═══ Supplied information
template <typename TX> struct PatchEntry {
    float v0, v1;
    __device__ __forceinline__ void fetch(const TX* __restrict__ xb, int F, int T, int F2, int T2, int t2, int idx) {
        const int pos = idx >> 3, kp = idx & 7;
        const bool row_ok = t2 >= 0 && t2 < T2 && pos < F2;
        float v[2];
#pragma unroll
        for (int e = 0; e < 2; ++e) {
            const int k = 2 * kp + e, kc = min(k, 8);
            const int a = kc / 3, b = kc - 3 * a, t = 2 * t2 + a - 1, f = 2 * pos + b - 1;
            const float m = ld_f(xb + (long)min(max(f, 0), F - 1) * T + min(max(t, 0), T - 1));
            const float tap = (row_ok && t >= 0 && t < T && f >= 0 && f < F) ? m : 0.f;
            const float one = row_ok ? 1.f : 0.f;
            v[e] = k < 9 ? tap : (k < 11 ? one : 0.f);
        }
        v0 = v[0]; v1 = v[1];
    }
    __device__ __forceinline__ void store(char* patch, int idx) const {
        *reinterpret_cast<unsigned*>(patch + (idx >> 3) * (PK * 2) + (idx & 7) * 4) = pack2(v0, v1);
    }
};

__device__ __forceinline__ bf16x8 w0_frag(const float* __restrict__ w0g, const float* __restrict__ b0g, int c, int hh) {
    bf16x8 f;
    const float bias = b0g[c];
    const bf16 bh = (bf16)bias;
#pragma unroll
    for (int j = 0; j < 8; ++j) {
        const int k = 8 * hh + j;
        float v = 0.f;
        if (k < 9) v = w0g[c * 9 + min(k, 8)];
        else if (k == 9) v = (float)bh;
        else if (k == 10) v = bias - (float)bh;
        f[j] = (bf16)v;
    }
    return f;
}

template <typename TX, int NCB>
__global__ __launch_bounds__(512, (NCB == 1 ? 4 : 2)) void stage01_fwd_mfma_kernel(const TX* __restrict__ x, const float* __restrict__ w0g, const float* __restrict__ b0g,
                                                                  const float* __restrict__ wdg, const float* __restrict__ bdg, bf16* __restrict__ d1,
                                                                  int F, int T, int C, int Cs, int T2, int F2, int T4, int F4, int rows_per_block) {
    extern __shared__ __attribute__((aligned(16))) char smem[];
    const int cbase = blockIdx.z * Cs, Cl = min(Cs, C - cbase);
    w0g += cbase * 9; b0g += cbase; wdg += cbase * 9; bdg += cbase; d1 += cbase;
    const int NPAIR = F2 / 2 + 2, QS = 4 * Cl + 128, SLOT = NPAIR * QS;
    char* patch = smem;
    char* act = smem + 2 * PATCH_BYTES;
    const int tid = threadIdx.x, lane = tid & 63, wave = tid >> 6, hh = lane >> 5, cl = lane & 31;
    const int b = blockIdx.y;
    const TX* xb = x + (long)b * F * T;
    const int ncb = Cl / 32;

    bf16x8 wf[NCB];
    unsigned wj0[NCB][3][2], wj12[NCB][3][2];
    float bd2[NCB][2];
    const int cp = lane & 15, fg = lane >> 4;
#pragma unroll
    for (int u = 0; u < NCB; ++u) {
        const int cb = min(wave + 8 * u, ncb - 1);
        wf[u] = w0_frag(w0g, b0g, cb * 32 + cl, hh);
#pragma unroll
        for (int ch = 0; ch < 2; ++ch) {
            const int c = cb * 32 + 2 * cp + ch;
            bd2[u][ch] = bdg[c];
#pragma unroll
            for (int i = 0; i < 3; ++i) { wj0[u][i][ch] = pack2(0.f, wdg[c * 9 + 3 * i]); wj12[u][i][ch] = pack2(wdg[c * 9 + 3 * i + 1], wdg[c * 9 + 3 * i + 2]); }
        }
    }
    for (int i = tid; i < 3 * (QS / 4); i += 512) *reinterpret_cast<unsigned*>(act + (i / (QS / 4)) * SLOT + (i % (QS / 4)) * 4) = 0u;
    if (tid < 2 * PK / 2) *reinterpret_cast<unsigned*>(patch + (tid / (PK / 2)) * PATCH_BYTES + PPOS * PK * 2 + (tid % (PK / 2)) * 4) = 0u;

    const int r0 = blockIdx.x * rows_per_block, r1 = min(T4, r0 + rows_per_block);
    const int t2_first = 2 * r0 - 1, t2_last = 2 * (r1 - 1) + 1;
    PatchEntry<TX> pe, pe2;
    pe.fetch(xb, F, T, F2, T2, t2_first, tid);
    pe.store(patch, tid);
    pe.fetch(xb, F, T, F2, T2, t2_first + 1, tid);
    __syncthreads();
    for (int t2 = t2_first; t2 <= t2_last; ++t2) {
        const int buf = (t2 - t2_first) & 1;
        const char* pcur = patch + buf * PATCH_BYTES;
        if (t2 + 1 < t2_last) pe2.fetch(xb, F, T, F2, T2, t2 + 2, tid);
        char* arow = act + ((t2 + 3) % 3) * SLOT;
#pragma unroll
        for (int u = 0; u < NCB; ++u) {
            if (wave + 8 * u >= ncb) break;
            const int c = (wave + 8 * u) * 32 + cl;
#pragma unroll
            for (int blk = 0; blk < 2; ++blk) {
                if (blk * 32 >= F2) break;
                const bf16x8 a = *reinterpret_cast<const bf16x8*>(pcur + (blk * 32 + cl) * (PK * 2) + hh * 16);
                f32x16 acc;
#pragma unroll
                for (int r = 0; r < 16; ++r) acc[r] = 0.f;
                acc = __builtin_amdgcn_mfma_f32_32x32x16_bf16(a, wf[u], acc, 0, 0, 0);
#pragma unroll
                for (int g = 0; g < 8; ++g) {
                    const int f2 = blk * 32 + acc_row(2 * g, hh), q = (f2 + 2) >> 1;
                    if (q < NPAIR)
                        *reinterpret_cast<unsigned*>(arow + q * QS + c * 4) = pack2(siluf_(acc[2 * g]), siluf_(acc[2 * g + 1]));
                }
            }
        }
        if (t2 < t2_last) pe.store(patch + (buf ^ 1) * PATCH_BYTES, tid);
        pe = pe2;
        __syncthreads();
        if ((t2 & 1) == 0) continue;
        const int t4 = (t2 - 1) >> 1;
        if (t4 < r0) continue;
#pragma unroll
        for (int u = 0; u < NCB; ++u) {
            if (wave + 8 * u >= ncb) break;
            const int c0 = (wave + 8 * u) * 32 + 2 * cp;
#pragma unroll
            for (int fi = 0; fi < 8; ++fi) {
                const int f4 = fg + 4 * fi;
                if (f4 >= F4) break;
                float a0 = bd2[u][0], a1 = bd2[u][1];
#pragma unroll
                for (int i = 0; i < 3; ++i) {
                    const char* srow = act + ((2 * t4 + i - 1 + 3) % 3) * SLOT + c0 * 4;
                    const uint2 pa = *reinterpret_cast<const uint2*>(srow + f4 * QS);
                    const uint2 pb = *reinterpret_cast<const uint2*>(srow + (f4 + 1) * QS);
                    a0 = dot2(pa.x, wj0[u][i][0], a0); a0 = dot2(pb.x, wj12[u][i][0], a0);
                    a1 = dot2(pa.y, wj0[u][i][1], a1); a1 = dot2(pb.y, wj12[u][i][1], a1);
                }
                *reinterpret_cast<unsigned*>(d1 + (((long)b * T4 + t4) * F4 + f4) * C + c0) = pack2(a0, a1);
            }
        }
        __syncthreads();
    }
}

template <int NCB>
__global__ __launch_bounds__(512, 4) void dwconv_window_fwd_kernel(const bf16* __restrict__ x, const float* __restrict__ wdg, const float* __restrict__ bdg,
                                                                   bf16* __restrict__ y, int Ti, int Fi, int C, int To, int Fo, int rows_per_block) {
    extern __shared__ __attribute__((aligned(16))) char smem[];
    const int NPAIR = Fi / 2 + 2, QS = 4 * C + 128, SLOT = NPAIR * QS;
    char* act = smem;
    const int tid = threadIdx.x, lane = tid & 63, wave = tid >> 6;
    const int b = blockIdx.y, ncb = C / 32;
    const bf16* xb = x + (long)b * Ti * Fi * C;
    unsigned wj0[NCB][3][2], wj12[NCB][3][2];
    float bd2[NCB][2];
    const int cp = lane & 15, fg = lane >> 4;
#pragma unroll
    for (int u = 0; u < NCB; ++u) {
        const int cb = min(wave + 8 * u, ncb - 1);
#pragma unroll
        for (int ch = 0; ch < 2; ++ch) {
            const int c = cb * 32 + 2 * cp + ch;
            bd2[u][ch] = bdg[c];
#pragma unroll
            for (int i = 0; i < 3; ++i) { wj0[u][i][ch] = pack2(0.f, wdg[c * 9 + 3 * i]); wj12[u][i][ch] = pack2(wdg[c * 9 + 3 * i + 1], wdg[c * 9 + 3 * i + 2]); }
        }
    }
    for (int i = tid; i < 3 * (QS / 4); i += 512) *reinterpret_cast<unsigned*>(act + (i / (QS / 4)) * SLOT + (i % (QS / 4)) * 4) = 0u;

    const int npq = (Fi + 1) / 2, items = npq * (C / 8);
    struct Row { bf16x8 a[2], b[2]; };
    auto fetch = [&](Row& r, int ti) {
        const bool row_ok = ti >= 0 && ti < Ti;
        const bf16* src = xb + (long)min(max(ti, 0), Ti - 1) * Fi * C;
        const bf16x8 z = {0, 0, 0, 0, 0, 0, 0, 0};
#pragma unroll
        for (int it = 0; it < 2; ++it) {
            const int idx = min(tid + 512 * it, items - 1), q = idx / (C / 8), c8 = idx - q * (C / 8);
            const bf16x8 va = *reinterpret_cast<const bf16x8*>(src + (long)(2 * q) * C + c8 * 8);
            const bf16x8 vb = *reinterpret_cast<const bf16x8*>(src + (long)min(2 * q + 1, Fi - 1) * C + c8 * 8);
            r.a[it] = row_ok ? va : z;
            r.b[it] = (row_ok && 2 * q + 1 < Fi) ? vb : z;
        }
    };
    auto produce = [&](const Row& r, int ti) {
        char* arow = act + ((ti + 3) % 3) * SLOT;
#pragma unroll
        for (int it = 0; it < 2; ++it) {
            const int idx = tid + 512 * it;
            if (idx < items) {
                const int q = idx / (C / 8), c8 = idx - q * (C / 8);
                unsigned w[8];
#pragma unroll
                for (int e = 0; e < 8; ++e) w[e] = pack2(siluf_((float)r.a[it][e]), siluf_((float)r.b[it][e]));
                uint4* d = reinterpret_cast<uint4*>(arow + (q + 1) * QS + c8 * 32);
                d[0] = make_uint4(w[0], w[1], w[2], w[3]); d[1] = make_uint4(w[4], w[5], w[6], w[7]);
            }
        }
    };

    const int r0 = blockIdx.x * rows_per_block, r1 = min(To, r0 + rows_per_block);
    const int ti_first = 2 * r0 - 1, ti_last = 2 * (r1 - 1) + 1;
    Row row;
    fetch(row, ti_first);
    __syncthreads();
    for (int ti = ti_first; ti <= ti_last; ++ti) {
        produce(row, ti);
        if (ti < ti_last) fetch(row, ti + 1);
        __syncthreads();
        if ((ti & 1) == 0) continue;
        const int to = (ti - 1) >> 1;
        if (to < r0) continue;
#pragma unroll
        for (int u = 0; u < NCB; ++u) {
            if (wave + 8 * u >= ncb) break;
            const int c0 = (wave + 8 * u) * 32 + 2 * cp;
            for (int fo = fg; fo < Fo; fo += 4) {
                float a0 = bd2[u][0], a1 = bd2[u][1];
#pragma unroll
                for (int i = 0; i < 3; ++i) {
                    const char* srow = act + ((2 * to + i - 1 + 3) % 3) * SLOT + c0 * 4;
                    const uint2 pa = *reinterpret_cast<const uint2*>(srow + fo * QS);
                    const uint2 pb = *reinterpret_cast<const uint2*>(srow + (fo + 1) * QS);
                    a0 = dot2(pa.x, wj0[u][i][0], a0); a0 = dot2(pb.x, wj12[u][i][0], a0);
                    a1 = dot2(pa.y, wj0[u][i][1], a1); a1 = dot2(pb.y, wj12[u][i][1], a1);
                }
                *reinterpret_cast<unsigned*>(y + (((long)b * To + to) * Fo + fo) * C + c0) = pack2(a0, a1);
            }
        }
        __syncthreads();
    }
}

template <typename TX, int NCB>
__global__ __launch_bounds__(512, (NCB == 1 ? 4 : 2)) void stage01_bwd_mfma_kernel(const TX* __restrict__ x, const float* __restrict__ w0g, const float* __restrict__ b0g,
                                                                  const float* __restrict__ wdg, const bf16* __restrict__ dd1,
                                                                  float* __restrict__ dw0, float* __restrict__ db0, float* __restrict__ dwd, float* __restrict__ dbd,
                                                                  int F, int T, int C, int Cs, int T2, int F2, int T4, int F4, int rows_per_block,
                                                                  long det_stride) {
    extern __shared__ __attribute__((aligned(16))) char smem[];
    const int cbase = blockIdx.z * Cs, Cl = min(Cs, C - cbase);
    {
        const long drow = ((long)blockIdx.y * gridDim.x + blockIdx.x) * det_stride;
        dw0 += drow + cbase * 9; db0 += drow + cbase; dwd += drow + cbase * 9; dbd += drow + cbase;
    }
    w0g += cbase * 9; b0g += cbase; wdg += cbase * 9;
    const int GS = 2 * Cl, GSLOT = (F4 + 2) * GS;
    char* patch = smem;
    char* gimg = smem + 2 * PATCH_BYTES;
    const int tid = threadIdx.x, lane = tid & 63, wave = tid >> 6, hh = lane >> 5, cl = lane & 31;
    const int b = blockIdx.y;
    const TX* xb = x + (long)b * F * T;
    const bf16* gb = dd1 + (long)b * T4 * F4 * C + cbase;
    const int ncb = Cl / 32;

    const bool qtaps = gridDim.z > 1;
    bf16x8 wf[NCB];
    float wd[NCB][9], gwd[NCB][9], gbd[NCB];
    f32x16 aw0[NCB];
#pragma unroll
    for (int u = 0; u < NCB; ++u) {
        const int c = min(wave + 8 * u, ncb - 1) * 32 + cl;
        wf[u] = w0_frag(w0g, b0g, c, hh);
        gbd[u] = 0.f;
#pragma unroll
        for (int k = 0; k < 9; ++k) { const float w = wdg[c * 9 + k]; wd[u][k] = qtaps ? (float)(bf16)w : w; gwd[u][k] = 0.f; }
#pragma unroll
        for (int r = 0; r < 16; ++r) aw0[u][r] = 0.f;
    }
    if (tid < 2 * PK / 2) *reinterpret_cast<unsigned*>(patch + (tid / (PK / 2)) * PATCH_BYTES + PPOS * PK * 2 + (tid % (PK / 2)) * 4) = 0u;

    for (int i = tid; i < 3 * GSLOT / 4; i += 512) *reinterpret_cast<unsigned*>(gimg + i * 4) = 0u;
    __syncthreads();
    const unsigned lds_g = __builtin_amdgcn_readfirstlane(lds_addr(gimg));
    const int gseg = Cl / 8, gchunks = F4 * gseg;
    auto gissue = [&](int to) {
        if (to < 0 || to >= T4) return;
        const bf16* src = gb + (long)to * F4 * C;
        const unsigned dst = lds_g + (unsigned)((to & 1) * GSLOT) + (unsigned)__builtin_amdgcn_readfirstlane(tid & ~63) * 16u;
        for (int i = 0; i * 512 < gchunks; ++i) {
            const int ch = tid + 512 * i;
            if (ch < gchunks) dma16_asm(src + (long)(ch / gseg) * C + (ch % gseg) * 8, dst + (unsigned)(i * 512 * 16));
        }
    };

    const int r0 = blockIdx.x * rows_per_block, r1 = min(T2, r0 + rows_per_block);
    PatchEntry<TX> pe, pe2;
    pe.fetch(xb, F, T, F2, T2, r0, tid);
    gissue(r0 >> 1);
    pe.store(patch, tid);
    pe.fetch(xb, F, T, F2, T2, r0 + 1, tid);
    wait_vm<0>();
    __syncthreads();
    for (int t2 = r0; t2 < r1; ++t2) {
        const int buf = (t2 - r0) & 1;
        const char* pcur = patch + buf * PATCH_BYTES;
        const bool odd = t2 & 1;
        if (t2 + 2 < r1) pe2.fetch(xb, F, T, F2, T2, t2 + 2, tid);
        if (!odd) gissue((t2 >> 1) + 1);
        const int toX = (odd ? t2 + 1 : t2) >> 1, toZ = (t2 - 1) >> 1;
        const char* gX = gimg + (toX < T4 ? (toX & 1) : 2) * GSLOT;
        const char* gZ = gimg + (toZ & 1) * GSLOT;
#pragma unroll
        for (int u = 0; u < NCB; ++u) {
            if (wave + 8 * u >= ncb) break;
            const int c = (wave + 8 * u) * 32 + cl;
#pragma unroll 1
            for (int blk = 0; blk < 2; ++blk) {
                if (blk * 32 >= F2) break;
                const bf16x8 a = *reinterpret_cast<const bf16x8*>(pcur + (blk * 32 + cl) * (PK * 2) + hh * 16);
                f32x16 pre;
#pragma unroll
                for (int r = 0; r < 16; ++r) pre[r] = 0.f;
                pre = __builtin_amdgcn_mfma_f32_32x32x16_bf16(a, wf[u], pre, 0, 0, 0);
                unsigned dpk[8];
#pragma unroll
                for (int g4 = 0; g4 < 4; ++g4) {
                    const int base = blk * 32 + 8 * g4 + 4 * hh, p = base >> 2;
                    if (base >= F2) { dpk[2 * g4] = 0u; dpk[2 * g4 + 1] = 0u; continue; }
                    float sg[4], sv[4], gs[4];
#pragma unroll
                    for (int e = 0; e < 4; ++e) { const float v = pre[4 * g4 + e]; sg[e] = sigmoidf_(v); sv[e] = v * sg[e]; gs[e] = 0.f; }
                    auto taps = [&](const char* grow, int i) {
                        const unsigned short* gp_ = reinterpret_cast<const unsigned short*>(grow + (2 * p) * GS + c * 2);
                        const float g0 = __builtin_bit_cast(float, (unsigned)gp_[0] << 16);
                        const float g1 = __builtin_bit_cast(float, (unsigned)gp_[Cl] << 16);
                        const float g2 = __builtin_bit_cast(float, (unsigned)gp_[2 * Cl] << 16);
                        const float* w = wd[u] + 3 * i;
                        float* gw = gwd[u] + 3 * i;
                        gs[0] += w[1] * g0;                 gw[1] += g0 * sv[0];
                        gs[1] += w[0] * g1 + w[2] * g0;     gw[0] += g1 * sv[1]; gw[2] += g0 * sv[1];
                        gs[2] += w[1] * g1;                 gw[1] += g1 * sv[2];
                        gs[3] += w[0] * g2 + w[2] * g1;     gw[0] += g2 * sv[3]; gw[2] += g1 * sv[3];
                        if (i == 1) gbd[u] += g0 + g1;
                    };
                    if (!odd) taps(gX, 1);
                    else { taps(gX, 0); taps(gZ, 2); }
                    float d4[4];
#pragma unroll
                    for (int e = 0; e < 4; ++e) {
                        const float v = pre[4 * g4 + e];
                        const float d = gs[e] * sg[e] * (1.f + v * (1.f - sg[e]));
                        d4[e] = (base + e < F2) ? d : 0.f;
                    }
                    dpk[2 * g4] = pack2(d4[0], d4[1]); dpk[2 * g4 + 1] = pack2(d4[2], d4[3]);
                    __builtin_amdgcn_sched_barrier(0);
                }
                {
                    const int i16 = lane & 15, q4 = i16 >> 2, p4 = i16 & 3, G = (lane >> 4) & 1;
                    const char* tb = pcur + (blk * 32 + 4 * hh + q4) * (PK * 2) + G * 32 + (p4 >> 1) * 16 + (p4 & 1) * 8;
#pragma unroll
                    for (int half = 0; half < 2; ++half) {
                        if (blk * 32 + 16 * half >= F2) break;
                        const bf16x4 lo = __builtin_amdgcn_ds_read_tr16_b64_v4bf16((lds_p4)(tb + (16 * half) * (PK * 2)));
                        const bf16x4 hi = __builtin_amdgcn_ds_read_tr16_b64_v4bf16((lds_p4)(tb + (16 * half + 8) * (PK * 2)));
                        const bf16x8 at = __builtin_shufflevector(lo, hi, 0, 1, 2, 3, 4, 5, 6, 7);
                        const uint4 bw = make_uint4(dpk[4 * half], dpk[4 * half + 1], dpk[4 * half + 2], dpk[4 * half + 3]);
                        aw0[u] = __builtin_amdgcn_mfma_f32_32x32x16_bf16(at, __builtin_bit_cast(bf16x8, bw), aw0[u], 0, 0, 0);
                    }
                }
            }
        }
        if (t2 + 1 < r1) pe.store(patch + (buf ^ 1) * PATCH_BYTES, tid);
        pe = pe2;
        wait_vm<0>();
        __syncthreads();
    }
#pragma unroll
    for (int u = 0; u < NCB; ++u) {
        if (wave + 8 * u >= ncb) break;
        const int c = (wave + 8 * u) * 32 + cl;
#pragma unroll
        for (int r = 0; r < 4; ++r) atomicAdd(dw0 + c * 9 + 4 * hh + r, aw0[u][r]);
        if (hh == 0) { atomicAdd(dw0 + c * 9 + 8, aw0[u][4]); atomicAdd(db0 + c, aw0[u][5]); }
#pragma unroll
        for (int k = 0; k < 9; ++k) { const float v = gwd[u][k] + __shfl_xor(gwd[u][k], 32, 64); if (hh == 0) atomicAdd(dwd + c * 9 + k, v); }
        const float v = gbd[u] + __shfl_xor(gbd[u], 32, 64);
        if (hh == 0) atomicAdd(dbd + c, v);
    }
}

}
══════
Directions for this task:
Repeat every line exactly, starting with the first line of the entries, and stop once the line containing "store(char* patch, int" has been given.

Result for this task:
template <typename TX> struct PatchEntry {
    float v0, v1;
    __device__ __forceinline__ void fetch(const TX* __restrict__ xb, int F, int T, int F2, int T2, int t2, int idx) {
        const int pos = idx >> 3, kp = idx & 7;
        const bool row_ok = t2 >= 0 && t2 < T2 && pos < F2;
        float v[2];
#pragma unroll
        for (int e = 0; e < 2; ++e) {
            const int k = 2 * kp + e, kc = min(k, 8);
            const int a = kc / 3, b = kc - 3 * a, t = 2 * t2 + a - 1, f = 2 * pos + b - 1;
            const float m = ld_f(xb + (long)min(max(f, 0), F - 1) * T + min(max(t, 0), T - 1));
            const float tap = (row_ok && t >= 0 && t < T && f >= 0 && f < F) ? m : 0.f;
            const float one = row_ok ? 1.f : 0.f;
            v[e] = k < 9 ? tap : (k < 11 ? one : 0.f);
        }
        v0 = v[0]; v1 = v[1];
    }
    __device__ __forceinline__ void store(char* patch, int idx) const {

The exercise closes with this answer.